Exercise requirements:
Go over the listing below line by line, and return each one holding the string "byref".

Dataset entries:
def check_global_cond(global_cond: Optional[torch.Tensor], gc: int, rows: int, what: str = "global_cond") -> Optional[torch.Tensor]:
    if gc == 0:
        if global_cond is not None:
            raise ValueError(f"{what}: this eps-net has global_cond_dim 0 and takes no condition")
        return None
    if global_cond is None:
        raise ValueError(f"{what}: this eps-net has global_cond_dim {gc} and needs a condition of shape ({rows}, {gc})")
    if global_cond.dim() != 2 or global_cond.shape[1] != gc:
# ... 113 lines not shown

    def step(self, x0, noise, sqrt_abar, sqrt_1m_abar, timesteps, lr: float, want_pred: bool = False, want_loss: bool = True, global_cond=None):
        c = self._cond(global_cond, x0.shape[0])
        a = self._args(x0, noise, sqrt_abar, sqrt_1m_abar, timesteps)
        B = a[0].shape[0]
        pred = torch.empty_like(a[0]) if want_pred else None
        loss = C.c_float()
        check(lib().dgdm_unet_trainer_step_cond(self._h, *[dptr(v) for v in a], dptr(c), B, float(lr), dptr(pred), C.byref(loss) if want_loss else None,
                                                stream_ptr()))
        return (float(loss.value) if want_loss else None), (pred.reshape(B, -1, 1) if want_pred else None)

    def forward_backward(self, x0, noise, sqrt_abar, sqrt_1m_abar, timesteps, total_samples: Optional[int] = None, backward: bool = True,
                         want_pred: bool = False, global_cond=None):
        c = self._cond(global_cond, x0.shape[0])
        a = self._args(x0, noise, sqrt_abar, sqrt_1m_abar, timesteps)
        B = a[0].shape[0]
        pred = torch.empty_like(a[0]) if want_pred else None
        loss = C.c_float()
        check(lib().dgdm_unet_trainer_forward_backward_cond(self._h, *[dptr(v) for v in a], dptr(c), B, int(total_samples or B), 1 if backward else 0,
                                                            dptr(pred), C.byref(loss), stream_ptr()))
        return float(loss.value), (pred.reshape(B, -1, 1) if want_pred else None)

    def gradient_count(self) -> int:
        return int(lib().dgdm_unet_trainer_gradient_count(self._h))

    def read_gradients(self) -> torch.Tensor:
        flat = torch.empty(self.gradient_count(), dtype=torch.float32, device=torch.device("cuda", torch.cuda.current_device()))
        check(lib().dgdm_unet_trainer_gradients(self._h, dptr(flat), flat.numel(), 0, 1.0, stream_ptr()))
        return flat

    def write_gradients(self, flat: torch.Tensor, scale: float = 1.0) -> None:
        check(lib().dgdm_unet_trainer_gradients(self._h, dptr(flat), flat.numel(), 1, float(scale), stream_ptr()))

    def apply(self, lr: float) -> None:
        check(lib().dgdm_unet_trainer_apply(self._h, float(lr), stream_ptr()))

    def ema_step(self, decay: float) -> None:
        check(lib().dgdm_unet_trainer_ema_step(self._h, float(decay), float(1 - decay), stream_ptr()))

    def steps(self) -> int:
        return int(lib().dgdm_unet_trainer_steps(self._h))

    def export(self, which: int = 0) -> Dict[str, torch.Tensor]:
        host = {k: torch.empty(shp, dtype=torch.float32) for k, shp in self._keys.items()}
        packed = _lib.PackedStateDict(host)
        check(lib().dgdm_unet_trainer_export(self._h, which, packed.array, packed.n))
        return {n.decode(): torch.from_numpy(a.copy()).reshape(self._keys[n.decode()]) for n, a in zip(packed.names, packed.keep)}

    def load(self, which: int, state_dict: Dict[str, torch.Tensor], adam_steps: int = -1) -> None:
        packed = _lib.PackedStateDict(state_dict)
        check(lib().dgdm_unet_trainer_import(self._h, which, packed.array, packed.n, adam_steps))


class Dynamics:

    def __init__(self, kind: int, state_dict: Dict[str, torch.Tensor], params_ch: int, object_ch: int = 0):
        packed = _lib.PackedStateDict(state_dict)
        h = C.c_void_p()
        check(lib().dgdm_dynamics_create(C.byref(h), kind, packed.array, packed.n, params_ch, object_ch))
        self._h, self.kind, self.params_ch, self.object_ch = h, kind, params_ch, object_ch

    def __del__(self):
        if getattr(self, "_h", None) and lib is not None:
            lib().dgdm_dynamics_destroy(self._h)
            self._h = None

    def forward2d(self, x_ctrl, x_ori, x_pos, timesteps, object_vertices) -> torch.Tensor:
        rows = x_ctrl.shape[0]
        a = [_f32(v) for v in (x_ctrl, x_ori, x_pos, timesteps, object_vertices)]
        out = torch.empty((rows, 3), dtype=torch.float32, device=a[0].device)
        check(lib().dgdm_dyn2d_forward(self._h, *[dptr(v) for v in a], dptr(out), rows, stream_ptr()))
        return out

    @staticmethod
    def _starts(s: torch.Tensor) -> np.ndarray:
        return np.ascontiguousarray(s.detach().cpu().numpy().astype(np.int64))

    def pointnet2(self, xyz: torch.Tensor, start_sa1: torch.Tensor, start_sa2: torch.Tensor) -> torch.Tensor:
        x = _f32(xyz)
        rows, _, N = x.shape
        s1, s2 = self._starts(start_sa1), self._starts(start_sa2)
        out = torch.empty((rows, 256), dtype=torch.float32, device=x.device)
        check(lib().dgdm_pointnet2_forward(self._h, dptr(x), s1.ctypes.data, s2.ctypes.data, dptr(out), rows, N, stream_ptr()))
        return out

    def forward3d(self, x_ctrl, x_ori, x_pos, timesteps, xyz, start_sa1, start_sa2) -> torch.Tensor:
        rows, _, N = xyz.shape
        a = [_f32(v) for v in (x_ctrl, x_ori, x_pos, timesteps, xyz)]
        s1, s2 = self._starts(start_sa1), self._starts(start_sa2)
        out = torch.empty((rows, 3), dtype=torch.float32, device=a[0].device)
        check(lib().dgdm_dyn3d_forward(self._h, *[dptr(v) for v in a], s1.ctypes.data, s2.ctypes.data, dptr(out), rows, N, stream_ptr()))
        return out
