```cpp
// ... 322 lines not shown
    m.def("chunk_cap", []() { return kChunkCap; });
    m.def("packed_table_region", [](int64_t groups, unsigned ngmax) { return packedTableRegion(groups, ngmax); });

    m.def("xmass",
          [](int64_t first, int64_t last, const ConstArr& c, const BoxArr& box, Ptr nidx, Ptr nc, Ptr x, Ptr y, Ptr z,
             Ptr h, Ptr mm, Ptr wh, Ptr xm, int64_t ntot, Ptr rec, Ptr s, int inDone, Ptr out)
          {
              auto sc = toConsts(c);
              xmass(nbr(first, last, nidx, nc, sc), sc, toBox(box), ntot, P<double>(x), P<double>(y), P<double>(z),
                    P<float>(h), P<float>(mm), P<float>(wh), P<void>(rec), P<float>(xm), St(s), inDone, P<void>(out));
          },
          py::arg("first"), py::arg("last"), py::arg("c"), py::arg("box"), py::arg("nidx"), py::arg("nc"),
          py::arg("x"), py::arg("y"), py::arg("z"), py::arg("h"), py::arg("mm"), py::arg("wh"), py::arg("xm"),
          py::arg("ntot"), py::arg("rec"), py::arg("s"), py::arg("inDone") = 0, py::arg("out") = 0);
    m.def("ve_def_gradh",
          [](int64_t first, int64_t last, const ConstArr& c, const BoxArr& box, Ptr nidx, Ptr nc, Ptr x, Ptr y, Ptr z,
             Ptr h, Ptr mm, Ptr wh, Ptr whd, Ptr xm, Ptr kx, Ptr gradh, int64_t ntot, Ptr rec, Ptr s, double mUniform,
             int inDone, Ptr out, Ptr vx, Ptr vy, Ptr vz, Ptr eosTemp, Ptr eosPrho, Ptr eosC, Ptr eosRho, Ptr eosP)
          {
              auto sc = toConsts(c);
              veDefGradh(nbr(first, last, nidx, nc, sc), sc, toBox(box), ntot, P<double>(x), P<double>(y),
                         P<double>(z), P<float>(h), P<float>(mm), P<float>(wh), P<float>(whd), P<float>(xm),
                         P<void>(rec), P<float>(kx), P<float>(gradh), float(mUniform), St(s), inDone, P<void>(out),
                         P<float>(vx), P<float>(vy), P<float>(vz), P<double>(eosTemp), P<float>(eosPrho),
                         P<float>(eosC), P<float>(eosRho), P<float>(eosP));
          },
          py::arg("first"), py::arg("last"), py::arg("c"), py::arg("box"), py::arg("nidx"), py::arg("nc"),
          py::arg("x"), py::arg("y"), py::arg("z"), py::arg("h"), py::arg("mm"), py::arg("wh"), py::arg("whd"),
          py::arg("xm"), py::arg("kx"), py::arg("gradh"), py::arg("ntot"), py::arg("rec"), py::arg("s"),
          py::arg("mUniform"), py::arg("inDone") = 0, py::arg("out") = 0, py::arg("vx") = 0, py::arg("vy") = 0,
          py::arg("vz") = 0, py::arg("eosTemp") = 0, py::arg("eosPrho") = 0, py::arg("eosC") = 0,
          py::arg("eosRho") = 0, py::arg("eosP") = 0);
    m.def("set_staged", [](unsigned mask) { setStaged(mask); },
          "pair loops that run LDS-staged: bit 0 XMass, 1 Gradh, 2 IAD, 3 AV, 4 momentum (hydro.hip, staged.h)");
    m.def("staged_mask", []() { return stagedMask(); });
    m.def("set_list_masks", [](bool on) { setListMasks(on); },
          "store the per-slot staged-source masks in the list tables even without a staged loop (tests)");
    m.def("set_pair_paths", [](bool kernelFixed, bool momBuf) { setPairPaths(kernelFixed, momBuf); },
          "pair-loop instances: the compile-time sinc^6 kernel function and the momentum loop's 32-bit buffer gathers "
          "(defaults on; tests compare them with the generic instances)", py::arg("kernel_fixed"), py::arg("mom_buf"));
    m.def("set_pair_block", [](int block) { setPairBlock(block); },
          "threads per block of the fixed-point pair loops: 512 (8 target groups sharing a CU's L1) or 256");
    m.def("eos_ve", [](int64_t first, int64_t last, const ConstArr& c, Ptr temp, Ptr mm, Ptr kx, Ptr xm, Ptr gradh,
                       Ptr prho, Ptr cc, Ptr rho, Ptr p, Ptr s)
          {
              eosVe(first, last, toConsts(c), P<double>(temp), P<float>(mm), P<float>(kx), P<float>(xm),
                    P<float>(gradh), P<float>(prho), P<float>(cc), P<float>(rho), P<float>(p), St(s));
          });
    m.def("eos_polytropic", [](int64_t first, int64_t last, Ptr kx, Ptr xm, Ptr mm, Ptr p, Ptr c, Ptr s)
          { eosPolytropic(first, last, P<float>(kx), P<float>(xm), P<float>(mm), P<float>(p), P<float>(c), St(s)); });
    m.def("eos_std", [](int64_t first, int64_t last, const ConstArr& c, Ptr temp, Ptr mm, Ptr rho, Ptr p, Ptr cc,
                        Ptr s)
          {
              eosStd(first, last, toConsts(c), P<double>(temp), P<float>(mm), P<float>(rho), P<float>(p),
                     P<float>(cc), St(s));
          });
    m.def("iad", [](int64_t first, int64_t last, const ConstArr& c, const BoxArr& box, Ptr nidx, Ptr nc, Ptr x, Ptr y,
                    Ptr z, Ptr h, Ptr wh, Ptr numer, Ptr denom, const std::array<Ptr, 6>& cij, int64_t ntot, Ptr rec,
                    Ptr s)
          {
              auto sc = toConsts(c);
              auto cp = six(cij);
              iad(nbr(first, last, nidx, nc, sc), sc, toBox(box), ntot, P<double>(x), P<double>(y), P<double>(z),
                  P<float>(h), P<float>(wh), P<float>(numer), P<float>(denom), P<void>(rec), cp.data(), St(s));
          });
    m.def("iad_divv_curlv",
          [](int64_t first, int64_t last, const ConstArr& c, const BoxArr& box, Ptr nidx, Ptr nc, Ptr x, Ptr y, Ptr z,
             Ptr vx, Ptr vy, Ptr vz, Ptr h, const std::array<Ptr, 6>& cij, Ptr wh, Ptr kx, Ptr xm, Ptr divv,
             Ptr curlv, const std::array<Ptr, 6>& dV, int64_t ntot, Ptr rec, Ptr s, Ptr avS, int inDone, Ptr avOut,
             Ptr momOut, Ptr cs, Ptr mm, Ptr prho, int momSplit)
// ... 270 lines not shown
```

Worked solution:
        check(lib().dgdm_unet_trainer_step_cond(self._h, *[dptr(v) for v in a], dptr(c), B, float(lr), dptr(pred), C.byref(loss) if want_loss else None,
                                                            dptr(pred), C.byref(loss), stream_ptr()))
        check(lib().dgdm_dynamics_create(C.byref(h), kind, packed.array, packed.n, params_ch, object_ch))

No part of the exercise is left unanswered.